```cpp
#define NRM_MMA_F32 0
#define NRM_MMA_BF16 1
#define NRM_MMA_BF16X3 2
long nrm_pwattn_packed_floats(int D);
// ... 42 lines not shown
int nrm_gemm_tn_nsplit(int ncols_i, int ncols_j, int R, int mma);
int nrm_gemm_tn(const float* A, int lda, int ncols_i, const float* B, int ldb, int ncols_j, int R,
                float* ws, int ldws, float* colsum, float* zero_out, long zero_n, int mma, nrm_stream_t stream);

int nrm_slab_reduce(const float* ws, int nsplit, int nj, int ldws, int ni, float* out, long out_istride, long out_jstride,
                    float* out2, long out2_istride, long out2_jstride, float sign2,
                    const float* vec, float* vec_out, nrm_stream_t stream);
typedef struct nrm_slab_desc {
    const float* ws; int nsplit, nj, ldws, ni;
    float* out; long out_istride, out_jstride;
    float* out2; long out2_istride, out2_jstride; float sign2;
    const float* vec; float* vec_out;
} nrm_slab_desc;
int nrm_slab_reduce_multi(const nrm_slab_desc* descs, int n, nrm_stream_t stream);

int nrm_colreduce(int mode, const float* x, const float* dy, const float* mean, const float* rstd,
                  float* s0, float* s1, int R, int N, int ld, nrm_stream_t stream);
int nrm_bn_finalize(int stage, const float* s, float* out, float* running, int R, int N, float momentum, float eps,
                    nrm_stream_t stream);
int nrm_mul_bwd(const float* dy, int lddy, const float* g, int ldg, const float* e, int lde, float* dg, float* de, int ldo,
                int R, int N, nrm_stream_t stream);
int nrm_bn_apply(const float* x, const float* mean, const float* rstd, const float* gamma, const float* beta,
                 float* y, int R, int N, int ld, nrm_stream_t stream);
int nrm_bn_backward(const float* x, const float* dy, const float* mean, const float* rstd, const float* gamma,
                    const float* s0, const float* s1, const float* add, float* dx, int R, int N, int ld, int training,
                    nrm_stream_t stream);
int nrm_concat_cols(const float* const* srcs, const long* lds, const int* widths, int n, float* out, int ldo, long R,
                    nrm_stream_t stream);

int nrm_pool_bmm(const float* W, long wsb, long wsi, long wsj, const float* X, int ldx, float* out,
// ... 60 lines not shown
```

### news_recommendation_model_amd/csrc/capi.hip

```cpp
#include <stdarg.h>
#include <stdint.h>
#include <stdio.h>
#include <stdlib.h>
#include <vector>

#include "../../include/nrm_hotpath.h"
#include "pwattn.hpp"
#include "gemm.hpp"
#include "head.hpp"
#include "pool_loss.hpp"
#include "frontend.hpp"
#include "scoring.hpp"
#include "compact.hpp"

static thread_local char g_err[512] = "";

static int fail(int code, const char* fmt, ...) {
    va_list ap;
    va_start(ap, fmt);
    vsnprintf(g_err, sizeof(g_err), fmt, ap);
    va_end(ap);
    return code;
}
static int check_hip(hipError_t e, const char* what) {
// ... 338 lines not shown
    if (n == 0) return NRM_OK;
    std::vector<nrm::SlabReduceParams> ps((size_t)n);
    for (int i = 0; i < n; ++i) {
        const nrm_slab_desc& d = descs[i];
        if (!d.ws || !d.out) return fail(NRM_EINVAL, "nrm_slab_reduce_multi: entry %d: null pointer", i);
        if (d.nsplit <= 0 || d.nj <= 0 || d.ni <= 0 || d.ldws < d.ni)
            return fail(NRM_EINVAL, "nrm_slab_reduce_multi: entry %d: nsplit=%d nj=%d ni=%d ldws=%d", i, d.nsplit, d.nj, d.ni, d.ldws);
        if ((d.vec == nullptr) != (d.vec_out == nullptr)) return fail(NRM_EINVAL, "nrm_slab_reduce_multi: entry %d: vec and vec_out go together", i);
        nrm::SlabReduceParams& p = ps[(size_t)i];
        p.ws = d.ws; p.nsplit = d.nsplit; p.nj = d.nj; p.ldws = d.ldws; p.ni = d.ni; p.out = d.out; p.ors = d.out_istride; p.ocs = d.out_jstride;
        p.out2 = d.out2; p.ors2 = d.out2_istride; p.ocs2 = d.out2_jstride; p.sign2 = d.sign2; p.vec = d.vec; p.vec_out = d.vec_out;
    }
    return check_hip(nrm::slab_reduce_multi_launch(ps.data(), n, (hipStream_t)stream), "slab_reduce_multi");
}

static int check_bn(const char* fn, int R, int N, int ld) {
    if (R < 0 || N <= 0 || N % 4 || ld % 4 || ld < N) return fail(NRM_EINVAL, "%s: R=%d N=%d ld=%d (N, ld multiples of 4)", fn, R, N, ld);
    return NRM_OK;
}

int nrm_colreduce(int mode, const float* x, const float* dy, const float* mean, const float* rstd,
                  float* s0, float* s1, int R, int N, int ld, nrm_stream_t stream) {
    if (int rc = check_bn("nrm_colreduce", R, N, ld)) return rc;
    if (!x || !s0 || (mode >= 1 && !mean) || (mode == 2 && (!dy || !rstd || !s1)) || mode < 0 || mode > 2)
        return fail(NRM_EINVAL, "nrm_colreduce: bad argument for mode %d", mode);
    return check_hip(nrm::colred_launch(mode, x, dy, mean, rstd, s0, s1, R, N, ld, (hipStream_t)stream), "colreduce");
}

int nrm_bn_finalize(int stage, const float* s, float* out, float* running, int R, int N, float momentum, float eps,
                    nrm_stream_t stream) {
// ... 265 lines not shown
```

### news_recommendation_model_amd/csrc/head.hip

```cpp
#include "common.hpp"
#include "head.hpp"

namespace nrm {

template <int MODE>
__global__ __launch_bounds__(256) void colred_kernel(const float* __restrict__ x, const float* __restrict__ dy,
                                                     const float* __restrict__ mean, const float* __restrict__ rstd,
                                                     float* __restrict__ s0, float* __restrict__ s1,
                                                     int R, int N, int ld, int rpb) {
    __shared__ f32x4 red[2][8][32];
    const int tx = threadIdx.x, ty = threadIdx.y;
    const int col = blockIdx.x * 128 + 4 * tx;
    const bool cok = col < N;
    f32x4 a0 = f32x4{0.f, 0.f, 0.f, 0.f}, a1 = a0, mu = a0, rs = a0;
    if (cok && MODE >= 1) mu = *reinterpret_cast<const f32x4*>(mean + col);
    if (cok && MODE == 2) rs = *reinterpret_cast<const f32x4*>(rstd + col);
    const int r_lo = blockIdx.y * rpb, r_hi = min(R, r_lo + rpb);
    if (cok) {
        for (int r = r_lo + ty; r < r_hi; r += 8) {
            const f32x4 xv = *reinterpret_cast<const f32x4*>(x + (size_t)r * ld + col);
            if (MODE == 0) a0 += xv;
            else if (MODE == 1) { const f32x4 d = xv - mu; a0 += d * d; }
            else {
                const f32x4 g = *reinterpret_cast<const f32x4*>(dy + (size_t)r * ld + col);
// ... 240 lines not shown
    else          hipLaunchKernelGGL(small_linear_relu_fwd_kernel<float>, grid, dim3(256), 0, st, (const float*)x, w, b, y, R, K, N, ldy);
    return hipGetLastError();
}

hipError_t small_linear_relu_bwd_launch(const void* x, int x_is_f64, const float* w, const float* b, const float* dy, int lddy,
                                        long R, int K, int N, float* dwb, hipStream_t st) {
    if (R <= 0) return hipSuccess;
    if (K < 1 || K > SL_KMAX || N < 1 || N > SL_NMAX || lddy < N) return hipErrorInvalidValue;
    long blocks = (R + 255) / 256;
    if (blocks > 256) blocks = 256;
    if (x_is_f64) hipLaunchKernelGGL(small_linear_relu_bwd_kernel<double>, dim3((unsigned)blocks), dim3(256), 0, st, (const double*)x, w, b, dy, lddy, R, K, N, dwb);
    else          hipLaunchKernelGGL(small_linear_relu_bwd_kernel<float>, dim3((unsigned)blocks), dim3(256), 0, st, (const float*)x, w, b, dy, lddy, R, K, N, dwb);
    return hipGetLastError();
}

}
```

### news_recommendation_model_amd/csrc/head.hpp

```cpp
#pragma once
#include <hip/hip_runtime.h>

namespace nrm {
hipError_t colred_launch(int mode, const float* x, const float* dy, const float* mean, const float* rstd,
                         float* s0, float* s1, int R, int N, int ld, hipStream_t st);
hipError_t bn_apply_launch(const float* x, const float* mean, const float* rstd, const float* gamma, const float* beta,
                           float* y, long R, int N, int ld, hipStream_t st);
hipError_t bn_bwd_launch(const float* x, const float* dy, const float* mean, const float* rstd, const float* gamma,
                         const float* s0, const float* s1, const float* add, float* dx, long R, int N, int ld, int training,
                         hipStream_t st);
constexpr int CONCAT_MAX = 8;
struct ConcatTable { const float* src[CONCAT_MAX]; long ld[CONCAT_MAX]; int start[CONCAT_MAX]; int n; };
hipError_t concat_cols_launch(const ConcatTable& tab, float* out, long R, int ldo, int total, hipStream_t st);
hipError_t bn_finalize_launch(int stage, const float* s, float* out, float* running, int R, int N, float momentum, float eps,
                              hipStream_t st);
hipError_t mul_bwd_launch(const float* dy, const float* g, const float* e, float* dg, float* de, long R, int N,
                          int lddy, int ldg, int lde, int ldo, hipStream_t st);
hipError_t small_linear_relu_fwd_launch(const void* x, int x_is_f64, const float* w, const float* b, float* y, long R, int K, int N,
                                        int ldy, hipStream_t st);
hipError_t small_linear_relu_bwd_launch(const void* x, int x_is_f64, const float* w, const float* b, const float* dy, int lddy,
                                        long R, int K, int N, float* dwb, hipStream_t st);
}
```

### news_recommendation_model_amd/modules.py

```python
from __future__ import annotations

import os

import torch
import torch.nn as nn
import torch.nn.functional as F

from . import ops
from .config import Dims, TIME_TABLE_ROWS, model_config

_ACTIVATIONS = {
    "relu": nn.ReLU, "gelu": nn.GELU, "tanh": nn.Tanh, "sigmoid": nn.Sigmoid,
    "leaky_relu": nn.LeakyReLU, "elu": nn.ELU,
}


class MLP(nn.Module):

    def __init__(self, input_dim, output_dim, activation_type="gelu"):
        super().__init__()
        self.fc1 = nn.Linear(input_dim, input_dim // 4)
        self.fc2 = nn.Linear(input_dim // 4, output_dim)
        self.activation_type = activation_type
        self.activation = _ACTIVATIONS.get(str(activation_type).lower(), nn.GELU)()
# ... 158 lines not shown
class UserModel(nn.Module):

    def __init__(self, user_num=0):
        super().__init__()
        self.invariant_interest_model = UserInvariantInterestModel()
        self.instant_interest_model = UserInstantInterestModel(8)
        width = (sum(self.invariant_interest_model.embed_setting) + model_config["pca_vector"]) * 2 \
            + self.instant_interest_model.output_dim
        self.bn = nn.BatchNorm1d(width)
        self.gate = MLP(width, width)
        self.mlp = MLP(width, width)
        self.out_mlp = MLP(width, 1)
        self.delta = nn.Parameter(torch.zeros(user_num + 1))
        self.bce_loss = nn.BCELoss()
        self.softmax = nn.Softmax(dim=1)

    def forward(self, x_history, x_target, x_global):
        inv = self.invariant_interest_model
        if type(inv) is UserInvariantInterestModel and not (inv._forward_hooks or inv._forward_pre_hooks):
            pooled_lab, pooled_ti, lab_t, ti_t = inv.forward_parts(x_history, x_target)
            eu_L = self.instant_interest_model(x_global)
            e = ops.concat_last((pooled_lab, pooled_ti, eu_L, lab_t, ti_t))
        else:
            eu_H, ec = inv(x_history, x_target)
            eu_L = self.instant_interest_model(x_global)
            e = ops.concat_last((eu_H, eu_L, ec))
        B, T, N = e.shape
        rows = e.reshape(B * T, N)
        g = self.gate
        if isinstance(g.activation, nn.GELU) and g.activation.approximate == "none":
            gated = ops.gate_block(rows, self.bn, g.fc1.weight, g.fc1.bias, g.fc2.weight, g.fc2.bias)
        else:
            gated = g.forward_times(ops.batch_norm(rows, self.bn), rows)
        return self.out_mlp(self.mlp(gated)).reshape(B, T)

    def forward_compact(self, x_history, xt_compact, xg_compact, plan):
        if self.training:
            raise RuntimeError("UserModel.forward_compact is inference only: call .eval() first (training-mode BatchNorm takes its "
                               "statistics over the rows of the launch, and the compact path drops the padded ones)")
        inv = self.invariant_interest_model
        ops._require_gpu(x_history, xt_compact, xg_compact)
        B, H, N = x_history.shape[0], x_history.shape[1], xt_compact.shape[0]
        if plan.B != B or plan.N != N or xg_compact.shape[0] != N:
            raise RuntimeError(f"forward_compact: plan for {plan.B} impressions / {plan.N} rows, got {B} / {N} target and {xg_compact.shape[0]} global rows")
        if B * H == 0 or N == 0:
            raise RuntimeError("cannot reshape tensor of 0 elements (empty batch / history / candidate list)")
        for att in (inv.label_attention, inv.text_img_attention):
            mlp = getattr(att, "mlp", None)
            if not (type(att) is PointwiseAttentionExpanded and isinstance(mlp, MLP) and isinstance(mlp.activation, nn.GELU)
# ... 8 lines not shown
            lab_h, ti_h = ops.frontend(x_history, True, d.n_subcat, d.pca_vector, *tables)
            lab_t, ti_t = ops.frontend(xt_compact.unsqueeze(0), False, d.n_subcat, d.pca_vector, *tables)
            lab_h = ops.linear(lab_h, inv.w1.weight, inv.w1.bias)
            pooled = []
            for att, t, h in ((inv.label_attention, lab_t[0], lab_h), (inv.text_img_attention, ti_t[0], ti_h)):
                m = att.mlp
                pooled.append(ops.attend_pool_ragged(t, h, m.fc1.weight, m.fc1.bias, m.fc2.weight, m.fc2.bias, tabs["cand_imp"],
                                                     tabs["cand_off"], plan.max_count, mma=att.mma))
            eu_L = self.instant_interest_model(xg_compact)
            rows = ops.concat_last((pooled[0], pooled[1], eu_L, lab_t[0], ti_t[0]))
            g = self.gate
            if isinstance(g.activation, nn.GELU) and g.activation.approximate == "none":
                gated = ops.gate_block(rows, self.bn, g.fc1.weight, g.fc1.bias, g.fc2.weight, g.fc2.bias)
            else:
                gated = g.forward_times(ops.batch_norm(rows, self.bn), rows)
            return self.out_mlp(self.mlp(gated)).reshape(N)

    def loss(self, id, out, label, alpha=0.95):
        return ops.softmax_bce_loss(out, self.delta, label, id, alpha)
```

____________________

After reading the records above, say how many lines hold the string "weight", using only a number.

4